▶ _Work to be completed_:
Where does the word "SirProfScope" appear in the entries below? Copy each line that holds it.

▶ _Data provided_:
----
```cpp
extern "C" int sir_model_infer(sir_handle* h, const sir_model_weights* w, const float* feats, int batch, int t_frames,
                               float* logits, int64_t* argmax, void* workspace, size_t workspace_bytes, void* stream_) {
    if (!h || !w || !feats || !logits || !workspace) { sir_set_error("sir_model_infer: NULL argument"); return SIR_EINVAL; }
    Dims d;
    if (!make_dims(batch, t_frames, &d)) {
        sir_set_error("sir_model_infer: unsupported shape batch=%d t_frames=%d (need t_frames >= 8)", batch, t_frames);
        return SIR_EINVAL;
    }
    if (h->cfg.n_mels != 64) { sir_set_error("sir_model_infer: the model is wired for 64 mels (models.py:23)"); return SIR_EUNSUPPORTED; }
    if (w->num_classes < 1 || w->num_classes > 64) { sir_set_error("sir_model_infer: num_classes=%d", w->num_classes); return SIR_EINVAL; }
    size_t off[WS_COUNT];
    const size_t need = ws_layout(d, off);
    if (workspace_bytes < need) { sir_set_error("sir_model_infer: workspace %zu < %zu", workspace_bytes, need); return SIR_ENOMEM; }
    if (((uintptr_t)workspace & 255) != 0) { sir_set_error("sir_model_infer: workspace must be 256-byte aligned"); return SIR_EINVAL; }
    hipStream_t st = (hipStream_t)stream_;
    char* ws = (char*)workspace;
    float* a1 = (float*)(ws + off[WS_A1]);
    float* a2 = (float*)(ws + off[WS_A2]);
    float* x0 = (float*)(ws + off[WS_X0]);
    float* gi = (float*)(ws + off[WS_GI]);
    float* y0 = (float*)(ws + off[WS_Y0]);
    float* y1 = (float*)(ws + off[WS_Y1]);
    float* ctx = (float*)(ws + off[WS_CTX]);
    float* bns = (float*)(ws + off[WS_BN]);
    float* bnt = bns + 224;
    float* wht = (float*)(ws + off[WS_WHT]);
    unsigned short* xs = (unsigned short*)(ws + off[WS_XS]);
    unsigned short* wsl0 = (unsigned short*)(ws + off[WS_WS]);
    unsigned short* wsl1 = wsl0 + (size_t)2 * 2 * 768 * 1024;
    unsigned short* wcb2 = (unsigned short*)(ws + off[WS_WCB]);
    unsigned short* wcb3 = wcb2 + (size_t)3 * 32 * 16 * 64;
    unsigned short* wcb3d = wcb3 + (size_t)3 * 64 * 16 * 128;
    const int B = d.B, S = d.S;
    const PadTabs pt = pad_tabs(d);
    int* const ptab = (int*)(ws + off[WS_PAD]);
    float* const xz = (float*)(ws + off[WS_XZ]);

    const SirConvPlan cp = sir_conv_plan(&d, true);
    const bool w2 = cp.fwd_wino;
    const int BT = w2 ? B + 1 : B;

    const long long prep_key = ((long long)B << 32) | (unsigned)d.T;
    sir_handle::PrepEntry* pe = nullptr;
    for (auto& e : h->prep)
        if (e.ws == workspace) pe = &e;
    const bool reuse_prep = pe && h->weights_version != 0 && pe->version == h->weights_version && pe->key == prep_key;
    if (!reuse_prep) {
        SirProfScope prof(h, SIR_K_PREP, st);
        const int bn_c[3] = {32, 64, 128}, bn_o[3] = {0, 32, 96};
        for (int i = 0; i < 3; ++i)
            hipLaunchKernelGGL(prep_bn_kernel, dim3(1), dim3(128), 0, st, w->bn_w[i], w->bn_b[i], w->bn_mean[i], w->bn_var[i],
                               bns + bn_o[i], bnt + bn_o[i], bn_c[i]);
        for (int i = 0; i < 4; ++i) sir_prep_whh_quad(st, w->gru_w_hh[i], (unsigned char*)wht + (size_t)i * GRU_FRAG_BYTES);
        if (w2) hipLaunchKernelGGL(prep_conv_w_wino_f16x3_kernel, dim3((32 * 16 * 64 + 255) / 256), dim3(256), 0, st, w->conv_w[1], wcb2, 32, 64, h->status);
        else hipLaunchKernelGGL(prep_conv_w_wino_bf16x3_kernel, dim3((32 * 16 * 64 + 255) / 256), dim3(256), 0, st, w->conv_w[1], wcb2, 32, 64);
        if (w2) hipLaunchKernelGGL(prep_conv_w_wino_f16x3_kernel, dim3((64 * 16 * 128 + 255) / 256), dim3(256), 0, st, w->conv_w[2], wcb3, 64, 128, h->status);
        else hipLaunchKernelGGL(prep_conv_w_wino_bf16x3_kernel, dim3((64 * 16 * 128 + 255) / 256), dim3(256), 0, st, w->conv_w[2], wcb3, 64, 128);
        hipLaunchKernelGGL(prep_conv_w_bf16x3_kernel, dim3((64 * 9 * 128 + 255) / 256), dim3(256), 0, st, w->conv_w[2], wcb3d, 64, 128);
        for (int dir = 0; dir < 2; ++dir) {
            hipLaunchKernelGGL(split2h_kernel, dim3(384), dim3(256), 0, st, w->gru_w_ih[dir], 1024, wsl0 + (size_t)dir * 2 * 768 * 1024, (size_t)768, 1024);
            hipLaunchKernelGGL(split2h_kernel, dim3(192), dim3(256), 0, st, w->gru_w_ih[2 + dir], 512, wsl1 + (size_t)dir * 2 * 768 * 512, (size_t)768, 512);
        }
        if (!pe) { pe = &h->prep[h->prep_next]; h->prep_next = (h->prep_next + 1) % 4; }
        pe->ws = workspace; pe->version = h->weights_version; pe->key = prep_key;
    }
    SIR_KCHECK();

    {
        SirProfScope prof(h, SIR_K_CONV1, st);
        if (w2) {
            hipLaunchKernelGGL(pad_extent_kernel, dim3(B), dim3(256), 0, st, feats, d.T, ptab + pt.e0);
            hipLaunchKernelGGL(pad_tables_kernel, dim3(1), dim3(1024), 0, st, (const int*)(ptab + pt.e0), d, ptab + pt.d1, ptab + pt.d3,
                               ptab + pt.tab2, ptab + pt.tab3, ptab + pt.rows, xz);
        }
        hipLaunchKernelGGL(conv1_mfma_bn_relu_pool_kernel, dim3((d.wp1 + C1_PCOLS - 1) / C1_PCOLS, 1, BT), dim3(256), 0, st, feats,
                           w->conv_w[0], bns, bnt, a1, 64, d.T, 32, d.wp1, (const float*)xz, B, w2 ? (const int*)(ptab + pt.d1) : (const int*)nullptr);
    }
    {
        SirProfScope prof(h, SIR_K_CONV2, st);
        SIR_TRY((conv_fwd<32, 64, 0>(h, st, w2, cp.geo2, BT, a1, wcb2, nullptr, bns + 32, bnt + 32, a2, nullptr, ptab + pt.tab2, (B + 1) * d.k2max)));
    }
    {
        SirProfScope prof(h, SIR_K_CONV3, st);
        SIR_TRY((conv_fwd<64, 128, 1>(h, st, w2, cp.geo3, BT, a2, wcb3, wcb3d, bns + 96, bnt + 96, x0, (float2*)xs, ptab + pt.tab3, (B + 1) * d.k3max)));
    }
    SIR_KCHECK();

    const int M = B * S;
    {
        SirProfScope prof(h, SIR_K_GEMM_IH0, st);
        if (w2)
            SIR_TRY(launch_gemm_nt_f16x3_gather(h, st, (const unsigned short*)xs, (const unsigned short*)wsl0,
                                                    (const unsigned short*)(wsl0 + (size_t)2 * 768 * 1024), w->gru_b_ih[0], w->gru_b_ih[1], gi, 1536,
                                                    (const int*)(ptab + pt.rows), BT * S, 768, 1024));
        else
            SIR_TRY(launch_gemm_nt_f16x3(h, st, (const unsigned short*)xs, (const unsigned short*)wsl0,
                                             (const unsigned short*)(wsl0 + (size_t)2 * 768 * 1024), w->gru_b_ih[0], w->gru_b_ih[1], gi, 1536, M, 768, 1024));
    }
    {
        SirProfScope prof(h, SIR_K_GRU0, st);
        SIR_TRY(sir_launch_gru_quad(h, st, false, gi, w->gru_w_hh[0], w->gru_w_hh[1], w->gru_b_hh[0], w->gru_b_hh[1], y0, B, S, nullptr,
                                    xs, wht, (unsigned char*)wht + GRU_FRAG_BYTES, w2 ? (const int*)(ptab + pt.d3) : (const int*)nullptr));
    }
    {
        SirProfScope prof(h, SIR_K_GEMM_IH1, st);
        SIR_TRY(launch_gemm_nt_f16x3(h, st, (const unsigned short*)xs, (const unsigned short*)wsl1,
                                         (const unsigned short*)(wsl1 + (size_t)2 * 768 * 512), w->gru_b_ih[2], w->gru_b_ih[3], gi, 1536, M, 768, 512));
    }
    {
        SirProfScope prof(h, SIR_K_GRU1, st);
        SIR_TRY(sir_launch_gru_quad(h, st, false, gi, w->gru_w_hh[2], w->gru_w_hh[3], w->gru_b_hh[2], w->gru_b_hh[3], y1, B, S, nullptr,
                                    nullptr, (unsigned char*)wht + 2 * GRU_FRAG_BYTES, (unsigned char*)wht + 3 * GRU_FRAG_BYTES));
    }
    SIR_KCHECK();

    {
        SirProfScope prof(h, SIR_K_ATTN, st);
        hipLaunchKernelGGL(attention_pool_kernel, dim3(B), dim3(256), 0, st, y1, w->attn_w, w->attn_b, ctx, S, w->fc_w, w->fc_b,
                           w->num_classes, logits, (long long*)argmax);
    }
    SIR_KCHECK();
    return SIR_OK;
}
```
----
▶ _Exercise output_:
        SirProfScope prof(h, SIR_K_PREP, st);
        SirProfScope prof(h, SIR_K_CONV1, st);
        SirProfScope prof(h, SIR_K_CONV2, st);
        SirProfScope prof(h, SIR_K_CONV3, st);
        SirProfScope prof(h, SIR_K_GEMM_IH0, st);
        SirProfScope prof(h, SIR_K_GRU0, st);
        SirProfScope prof(h, SIR_K_GEMM_IH1, st);
        SirProfScope prof(h, SIR_K_GRU1, st);
        SirProfScope prof(h, SIR_K_ATTN, st);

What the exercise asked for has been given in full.